#### Required work:
Transcribe the entire listing exactly as it appears.

#### Excerpted records

# mcveanlab/Corticall

Measured on AMD Instinct MI355X. Metric: k-mers traversed/sec (whole node) + contigs/sec, k=47 3-color LdBG, higher is better.
Workload: dtype u64

## Files before the change

### corticall_amd/csrc/walk.cpp

```cpp
#include <algorithm>
#include <chrono>
#include <numeric>
#include <thread>

#include "lscoop.h"
#include "runs.h"
#include "runstep.h"
#include "shard.h"
#include "strand.h"

namespace ldbg {

#define LDBG_STREAM_BLOCK 64
#define LDBG_STREAM_GRID 65536

LDBG_DEV void walk_finish(const WalkArgs& a, StrandState& st) {
    strand_finish(a, st);
    const bool good = !st.branch_null && st.status == ST_OK;
    a.strand_n[st.s] = good ? st.gV : 0u;
    a.strand_c[st.s] = good ? st.pw.n : 0u;
}

template <int W>
LDBG_DEV bool strand_step(const WalkArgs& a, StrandState& st, LinkStoreDev& ls, const StepPre& pre, RunState& rs) {
// ... 474 lines not shown
}
template <int W>
LDBG_KERNEL void k_contigs(ContigArgs a) {
    const int k = a.g.k;
    const int64_t wave = global_tid() >> 6, lane = global_tid() & 63, nwaves = (global_nthreads() + 63) >> 6;
    for (int64_t i = wave; i < a.n; i += nwaves) {
        if (a.walk_len[i] == 0) continue;
        const int64_t L = a.contig_off[i + 1] - a.contig_off[i];
        const int64_t ro = a.strand_off[2 * i], nr = a.strand_off[2 * i + 1] - ro;
        const int64_t fo = a.strand_off[2 * i + 1];
        const int64_t nrev = nr > 0 ? nr - 1 : 0;
        char* o = a.out + a.contig_off[i];
        if (a.quirk[2 * i] | a.quirk[2 * i + 1]) {
            for (int64_t p = lane; p < L; p += 64) {
                const int64_t v = p < k ? 0 : p - k + 1;
                const Kmer<W> km = walk_vertex_kmer<W>(a, i, v, ro, nr, fo);
                o[p] = "ACGT"[kmer_base<W>(km, k, p < k ? (int)p : k - 1)];
            }
            continue;
        }
        Kmer<W> sk;
#pragma unroll
        for (int w = 0; w < W; w++) sk.w[w] = a.seeds[i * W + w];
        for (int64_t p = lane; p < L; p += 64) {
            unsigned b;
            if (p < nrev) b = path_base(a.dense[ro + (nr - 1 - p)]);
            else if (p < nrev + k) b = kmer_base<W>(sk, k, (int)(p - nrev));
            else b = path_base(a.dense[fo + (p - nrev - k + 1)]);
            o[p] = "ACGT"[b];
        }
    }
}
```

########

#### Result of this task:
# mcveanlab/Corticall

Measured on AMD Instinct MI355X. Metric: k-mers traversed/sec (whole node) + contigs/sec, k=47 3-color LdBG, higher is better.
Workload: dtype u64

## Files before the change

### corticall_amd/csrc/walk.cpp

```cpp
#include <algorithm>
#include <chrono>
#include <numeric>
#include <thread>

#include "lscoop.h"
#include "runs.h"
#include "runstep.h"
#include "shard.h"
#include "strand.h"

namespace ldbg {

#define LDBG_STREAM_BLOCK 64
#define LDBG_STREAM_GRID 65536

LDBG_DEV void walk_finish(const WalkArgs& a, StrandState& st) {
    strand_finish(a, st);
    const bool good = !st.branch_null && st.status == ST_OK;
    a.strand_n[st.s] = good ? st.gV : 0u;
    a.strand_c[st.s] = good ? st.pw.n : 0u;
}

template <int W>
LDBG_DEV bool strand_step(const WalkArgs& a, StrandState& st, LinkStoreDev& ls, const StepPre& pre, RunState& rs) {
// ... 474 lines not shown
}
template <int W>
LDBG_KERNEL void k_contigs(ContigArgs a) {
    const int k = a.g.k;
    const int64_t wave = global_tid() >> 6, lane = global_tid() & 63, nwaves = (global_nthreads() + 63) >> 6;
    for (int64_t i = wave; i < a.n; i += nwaves) {
        if (a.walk_len[i] == 0) continue;
        const int64_t L = a.contig_off[i + 1] - a.contig_off[i];
        const int64_t ro = a.strand_off[2 * i], nr = a.strand_off[2 * i + 1] - ro;
        const int64_t fo = a.strand_off[2 * i + 1];
        const int64_t nrev = nr > 0 ? nr - 1 : 0;
        char* o = a.out + a.contig_off[i];
        if (a.quirk[2 * i] | a.quirk[2 * i + 1]) {
            for (int64_t p = lane; p < L; p += 64) {
                const int64_t v = p < k ? 0 : p - k + 1;
                const Kmer<W> km = walk_vertex_kmer<W>(a, i, v, ro, nr, fo);
                o[p] = "ACGT"[kmer_base<W>(km, k, p < k ? (int)p : k - 1)];
            }
            continue;
        }
        Kmer<W> sk;
#pragma unroll
        for (int w = 0; w < W; w++) sk.w[w] = a.seeds[i * W + w];
        for (int64_t p = lane; p < L; p += 64) {
            unsigned b;
            if (p < nrev) b = path_base(a.dense[ro + (nr - 1 - p)]);
            else if (p < nrev + k) b = kmer_base<W>(sk, k, (int)(p - nrev));
            else b = path_base(a.dense[fo + (p - nrev - k + 1)]);
            o[p] = "ACGT"[b];
        }
    }
}
```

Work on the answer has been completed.